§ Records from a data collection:
━━━━━━━━
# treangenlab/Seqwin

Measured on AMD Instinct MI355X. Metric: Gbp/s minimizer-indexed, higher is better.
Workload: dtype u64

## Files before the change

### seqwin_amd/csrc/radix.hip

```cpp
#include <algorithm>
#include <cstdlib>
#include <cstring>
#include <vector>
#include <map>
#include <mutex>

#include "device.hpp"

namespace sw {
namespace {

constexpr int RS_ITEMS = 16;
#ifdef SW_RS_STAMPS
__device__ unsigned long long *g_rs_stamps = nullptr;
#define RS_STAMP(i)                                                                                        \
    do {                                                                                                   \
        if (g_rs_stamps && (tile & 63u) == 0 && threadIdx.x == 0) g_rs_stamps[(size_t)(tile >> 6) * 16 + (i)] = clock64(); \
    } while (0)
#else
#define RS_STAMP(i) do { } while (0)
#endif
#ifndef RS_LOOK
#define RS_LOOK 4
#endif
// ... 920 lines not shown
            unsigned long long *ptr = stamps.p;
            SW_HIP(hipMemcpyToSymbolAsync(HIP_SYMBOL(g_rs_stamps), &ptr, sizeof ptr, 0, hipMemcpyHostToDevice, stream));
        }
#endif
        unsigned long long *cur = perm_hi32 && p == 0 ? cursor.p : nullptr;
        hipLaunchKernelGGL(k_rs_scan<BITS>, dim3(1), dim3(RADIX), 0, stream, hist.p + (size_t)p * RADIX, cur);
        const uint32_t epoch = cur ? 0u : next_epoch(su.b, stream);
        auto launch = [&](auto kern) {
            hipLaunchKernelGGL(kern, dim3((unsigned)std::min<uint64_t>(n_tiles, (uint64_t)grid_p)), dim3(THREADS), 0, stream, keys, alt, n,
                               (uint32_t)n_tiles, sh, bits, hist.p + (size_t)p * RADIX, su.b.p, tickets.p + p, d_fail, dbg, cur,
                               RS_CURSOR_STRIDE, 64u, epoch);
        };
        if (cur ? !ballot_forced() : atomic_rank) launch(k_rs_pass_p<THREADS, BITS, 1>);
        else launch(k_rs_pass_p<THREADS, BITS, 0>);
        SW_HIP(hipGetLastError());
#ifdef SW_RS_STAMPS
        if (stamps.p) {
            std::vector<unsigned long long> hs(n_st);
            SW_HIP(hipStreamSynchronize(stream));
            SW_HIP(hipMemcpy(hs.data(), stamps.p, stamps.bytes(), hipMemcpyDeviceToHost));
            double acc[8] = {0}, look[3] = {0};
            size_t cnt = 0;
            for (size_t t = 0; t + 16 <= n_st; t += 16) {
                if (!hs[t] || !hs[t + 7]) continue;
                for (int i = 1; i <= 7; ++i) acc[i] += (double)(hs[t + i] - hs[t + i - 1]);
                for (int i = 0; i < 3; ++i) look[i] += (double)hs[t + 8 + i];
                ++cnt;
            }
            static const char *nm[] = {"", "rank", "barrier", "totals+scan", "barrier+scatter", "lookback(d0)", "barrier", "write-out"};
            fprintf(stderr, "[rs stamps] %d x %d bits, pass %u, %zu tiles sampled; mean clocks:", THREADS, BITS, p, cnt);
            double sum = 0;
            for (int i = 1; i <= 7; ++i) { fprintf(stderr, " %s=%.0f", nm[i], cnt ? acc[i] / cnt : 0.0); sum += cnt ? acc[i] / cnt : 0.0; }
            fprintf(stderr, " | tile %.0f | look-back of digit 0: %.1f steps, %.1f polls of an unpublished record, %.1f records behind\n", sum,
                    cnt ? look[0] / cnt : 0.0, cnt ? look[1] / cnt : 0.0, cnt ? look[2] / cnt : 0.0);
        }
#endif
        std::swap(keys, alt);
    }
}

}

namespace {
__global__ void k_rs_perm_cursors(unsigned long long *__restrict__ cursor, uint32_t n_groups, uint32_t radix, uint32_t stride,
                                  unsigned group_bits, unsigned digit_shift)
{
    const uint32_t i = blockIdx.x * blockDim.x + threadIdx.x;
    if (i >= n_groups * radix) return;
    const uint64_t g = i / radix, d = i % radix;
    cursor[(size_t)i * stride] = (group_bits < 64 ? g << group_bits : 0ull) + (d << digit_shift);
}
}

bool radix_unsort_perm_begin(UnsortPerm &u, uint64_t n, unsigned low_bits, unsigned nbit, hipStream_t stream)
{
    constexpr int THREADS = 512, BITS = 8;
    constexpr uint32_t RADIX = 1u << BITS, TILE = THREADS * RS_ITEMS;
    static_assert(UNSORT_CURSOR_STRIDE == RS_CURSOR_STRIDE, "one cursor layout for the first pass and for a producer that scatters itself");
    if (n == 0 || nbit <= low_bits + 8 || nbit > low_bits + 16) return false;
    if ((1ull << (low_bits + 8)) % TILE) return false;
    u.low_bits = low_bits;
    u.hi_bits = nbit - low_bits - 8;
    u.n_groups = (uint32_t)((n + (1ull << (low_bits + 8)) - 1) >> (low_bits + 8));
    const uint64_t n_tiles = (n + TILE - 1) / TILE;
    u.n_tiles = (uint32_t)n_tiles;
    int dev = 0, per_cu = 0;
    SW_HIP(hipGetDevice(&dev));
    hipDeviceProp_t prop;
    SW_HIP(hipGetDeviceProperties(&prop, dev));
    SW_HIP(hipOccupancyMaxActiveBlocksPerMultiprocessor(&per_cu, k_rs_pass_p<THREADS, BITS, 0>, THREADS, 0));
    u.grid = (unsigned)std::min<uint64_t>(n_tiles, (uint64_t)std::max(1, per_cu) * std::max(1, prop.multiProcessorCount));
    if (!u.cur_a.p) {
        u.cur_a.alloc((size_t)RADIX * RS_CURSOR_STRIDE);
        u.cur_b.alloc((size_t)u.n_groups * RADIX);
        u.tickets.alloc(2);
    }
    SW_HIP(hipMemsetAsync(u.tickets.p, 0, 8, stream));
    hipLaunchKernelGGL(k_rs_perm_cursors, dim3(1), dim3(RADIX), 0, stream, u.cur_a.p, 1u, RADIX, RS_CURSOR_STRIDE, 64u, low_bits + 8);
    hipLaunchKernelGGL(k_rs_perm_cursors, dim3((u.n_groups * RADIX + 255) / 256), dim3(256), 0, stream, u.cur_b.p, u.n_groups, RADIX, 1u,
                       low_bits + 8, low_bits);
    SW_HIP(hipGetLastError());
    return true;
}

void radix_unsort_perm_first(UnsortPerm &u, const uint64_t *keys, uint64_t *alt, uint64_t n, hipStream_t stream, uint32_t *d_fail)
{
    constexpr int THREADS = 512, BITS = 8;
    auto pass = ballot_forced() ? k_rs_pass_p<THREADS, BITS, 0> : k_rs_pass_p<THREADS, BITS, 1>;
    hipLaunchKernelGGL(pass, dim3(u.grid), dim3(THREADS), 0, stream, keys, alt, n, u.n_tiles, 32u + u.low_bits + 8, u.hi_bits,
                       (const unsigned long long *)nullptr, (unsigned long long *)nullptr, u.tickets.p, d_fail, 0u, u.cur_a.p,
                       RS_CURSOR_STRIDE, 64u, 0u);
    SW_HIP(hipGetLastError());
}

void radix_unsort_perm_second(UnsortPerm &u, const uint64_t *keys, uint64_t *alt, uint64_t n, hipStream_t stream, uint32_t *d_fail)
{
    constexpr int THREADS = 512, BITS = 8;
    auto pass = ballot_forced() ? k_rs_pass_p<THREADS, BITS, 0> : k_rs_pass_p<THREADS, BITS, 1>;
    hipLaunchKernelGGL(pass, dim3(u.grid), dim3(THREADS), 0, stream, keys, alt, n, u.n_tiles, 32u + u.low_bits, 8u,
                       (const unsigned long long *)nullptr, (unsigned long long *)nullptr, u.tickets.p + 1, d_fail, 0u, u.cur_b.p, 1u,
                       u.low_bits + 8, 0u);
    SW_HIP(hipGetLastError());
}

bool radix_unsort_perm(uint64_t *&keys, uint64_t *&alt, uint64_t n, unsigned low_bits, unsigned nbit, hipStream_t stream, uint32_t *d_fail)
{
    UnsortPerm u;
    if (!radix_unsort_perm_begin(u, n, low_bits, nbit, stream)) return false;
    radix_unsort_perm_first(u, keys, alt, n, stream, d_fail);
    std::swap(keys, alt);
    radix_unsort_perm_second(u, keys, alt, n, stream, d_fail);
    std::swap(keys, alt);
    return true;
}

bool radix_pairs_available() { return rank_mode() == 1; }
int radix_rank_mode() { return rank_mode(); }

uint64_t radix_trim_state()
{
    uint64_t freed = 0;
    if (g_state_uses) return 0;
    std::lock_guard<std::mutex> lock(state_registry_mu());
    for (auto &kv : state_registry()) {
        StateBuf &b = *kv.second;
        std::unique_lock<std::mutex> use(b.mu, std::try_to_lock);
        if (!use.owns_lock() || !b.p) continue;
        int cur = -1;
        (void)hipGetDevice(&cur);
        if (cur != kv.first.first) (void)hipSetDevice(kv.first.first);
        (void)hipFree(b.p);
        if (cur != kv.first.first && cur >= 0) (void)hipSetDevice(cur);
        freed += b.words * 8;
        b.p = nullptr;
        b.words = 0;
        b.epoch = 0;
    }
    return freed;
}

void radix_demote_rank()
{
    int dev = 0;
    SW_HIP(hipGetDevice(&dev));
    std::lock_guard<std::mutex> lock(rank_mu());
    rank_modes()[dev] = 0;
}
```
━━━━━━━━
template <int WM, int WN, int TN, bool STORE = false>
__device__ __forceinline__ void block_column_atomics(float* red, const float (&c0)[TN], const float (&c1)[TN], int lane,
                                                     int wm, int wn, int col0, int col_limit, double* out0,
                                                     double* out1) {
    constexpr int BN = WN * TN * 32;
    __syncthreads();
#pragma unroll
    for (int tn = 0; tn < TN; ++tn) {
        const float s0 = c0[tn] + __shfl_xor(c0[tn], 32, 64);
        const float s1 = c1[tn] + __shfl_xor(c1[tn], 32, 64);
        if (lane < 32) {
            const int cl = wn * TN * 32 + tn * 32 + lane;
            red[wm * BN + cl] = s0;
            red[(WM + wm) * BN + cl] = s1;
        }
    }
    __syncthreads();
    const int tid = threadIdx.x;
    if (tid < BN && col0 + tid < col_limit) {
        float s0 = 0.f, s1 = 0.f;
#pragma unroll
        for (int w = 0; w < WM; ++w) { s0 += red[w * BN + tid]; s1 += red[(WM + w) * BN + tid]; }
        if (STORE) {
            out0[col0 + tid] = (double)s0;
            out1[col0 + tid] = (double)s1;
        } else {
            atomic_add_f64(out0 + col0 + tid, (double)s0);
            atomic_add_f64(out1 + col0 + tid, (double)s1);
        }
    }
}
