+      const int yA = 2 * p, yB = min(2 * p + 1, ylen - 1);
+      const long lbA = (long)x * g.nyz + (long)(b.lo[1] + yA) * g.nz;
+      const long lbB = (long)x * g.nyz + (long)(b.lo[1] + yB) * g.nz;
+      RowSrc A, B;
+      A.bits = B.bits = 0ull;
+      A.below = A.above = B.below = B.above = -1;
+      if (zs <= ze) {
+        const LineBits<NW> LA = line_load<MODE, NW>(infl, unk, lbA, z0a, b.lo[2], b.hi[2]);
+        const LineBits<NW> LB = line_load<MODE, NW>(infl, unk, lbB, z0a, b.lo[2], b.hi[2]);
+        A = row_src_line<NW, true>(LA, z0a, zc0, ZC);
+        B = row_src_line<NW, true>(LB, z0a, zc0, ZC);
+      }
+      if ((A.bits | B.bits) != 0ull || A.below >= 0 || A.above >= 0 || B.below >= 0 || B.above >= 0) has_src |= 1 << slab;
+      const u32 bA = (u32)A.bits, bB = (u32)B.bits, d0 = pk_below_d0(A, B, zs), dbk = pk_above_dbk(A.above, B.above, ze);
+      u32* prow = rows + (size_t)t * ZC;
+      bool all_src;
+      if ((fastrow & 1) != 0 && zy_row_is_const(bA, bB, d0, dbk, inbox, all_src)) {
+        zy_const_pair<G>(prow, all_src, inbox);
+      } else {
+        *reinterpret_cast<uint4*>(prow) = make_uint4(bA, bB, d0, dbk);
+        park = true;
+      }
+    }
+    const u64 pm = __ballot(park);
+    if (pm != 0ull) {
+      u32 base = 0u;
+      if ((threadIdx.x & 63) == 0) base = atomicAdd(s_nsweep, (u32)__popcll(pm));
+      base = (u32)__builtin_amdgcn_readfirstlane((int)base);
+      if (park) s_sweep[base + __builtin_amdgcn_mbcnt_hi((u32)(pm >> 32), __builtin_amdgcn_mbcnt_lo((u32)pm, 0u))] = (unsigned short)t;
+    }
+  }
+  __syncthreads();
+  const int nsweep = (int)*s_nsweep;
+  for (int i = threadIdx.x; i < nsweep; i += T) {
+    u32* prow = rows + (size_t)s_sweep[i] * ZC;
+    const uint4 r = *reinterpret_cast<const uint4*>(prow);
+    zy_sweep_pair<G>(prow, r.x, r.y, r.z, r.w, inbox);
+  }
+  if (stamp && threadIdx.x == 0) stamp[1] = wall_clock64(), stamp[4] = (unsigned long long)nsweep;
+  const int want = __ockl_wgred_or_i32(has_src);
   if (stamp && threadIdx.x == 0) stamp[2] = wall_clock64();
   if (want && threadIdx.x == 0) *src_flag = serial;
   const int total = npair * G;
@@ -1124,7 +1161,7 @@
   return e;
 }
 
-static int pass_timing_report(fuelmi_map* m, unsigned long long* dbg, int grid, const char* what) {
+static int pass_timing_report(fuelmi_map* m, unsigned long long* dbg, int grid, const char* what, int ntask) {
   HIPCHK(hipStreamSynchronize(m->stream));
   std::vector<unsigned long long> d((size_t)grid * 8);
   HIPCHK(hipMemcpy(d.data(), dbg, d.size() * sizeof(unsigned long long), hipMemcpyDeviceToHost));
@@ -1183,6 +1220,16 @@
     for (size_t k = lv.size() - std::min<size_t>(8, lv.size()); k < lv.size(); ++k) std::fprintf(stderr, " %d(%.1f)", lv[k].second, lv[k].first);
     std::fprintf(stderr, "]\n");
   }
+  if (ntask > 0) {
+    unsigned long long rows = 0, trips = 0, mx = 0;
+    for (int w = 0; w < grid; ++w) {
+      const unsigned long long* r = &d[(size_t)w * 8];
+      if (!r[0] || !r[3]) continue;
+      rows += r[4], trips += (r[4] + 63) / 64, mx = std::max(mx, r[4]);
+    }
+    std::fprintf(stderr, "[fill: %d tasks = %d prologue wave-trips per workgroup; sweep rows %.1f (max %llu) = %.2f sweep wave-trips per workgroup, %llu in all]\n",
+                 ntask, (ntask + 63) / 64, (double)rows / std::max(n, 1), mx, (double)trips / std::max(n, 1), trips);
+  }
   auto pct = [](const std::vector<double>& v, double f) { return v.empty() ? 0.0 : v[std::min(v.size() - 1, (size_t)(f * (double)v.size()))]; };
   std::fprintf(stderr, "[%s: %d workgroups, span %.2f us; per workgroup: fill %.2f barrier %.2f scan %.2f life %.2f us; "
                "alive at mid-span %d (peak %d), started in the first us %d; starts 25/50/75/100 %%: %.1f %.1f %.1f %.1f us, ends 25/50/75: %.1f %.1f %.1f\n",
━━━━━━━━
§ PROBLEM DETAILS: Lines above that contain the string "void" make up the answer.

§ ANSWER BOX:
__global__ void k_rs_perm_cursors(unsigned long long *__restrict__ cursor, uint32_t n_groups, uint32_t radix, uint32_t stride,
void radix_unsort_perm_first(UnsortPerm &u, const uint64_t *keys, uint64_t *alt, uint64_t n, hipStream_t stream, uint32_t *d_fail)
void radix_unsort_perm_second(UnsortPerm &u, const uint64_t *keys, uint64_t *alt, uint64_t n, hipStream_t stream, uint32_t *d_fail)
        (void)hipGetDevice(&cur);
        if (cur != kv.first.first) (void)hipSetDevice(kv.first.first);
        (void)hipFree(b.p);
        if (cur != kv.first.first && cur >= 0) (void)hipSetDevice(cur);
void radix_demote_rank()
__device__ __forceinline__ void block_column_atomics(float* red, const float (&c0)[TN], const float (&c1)[TN], int lane,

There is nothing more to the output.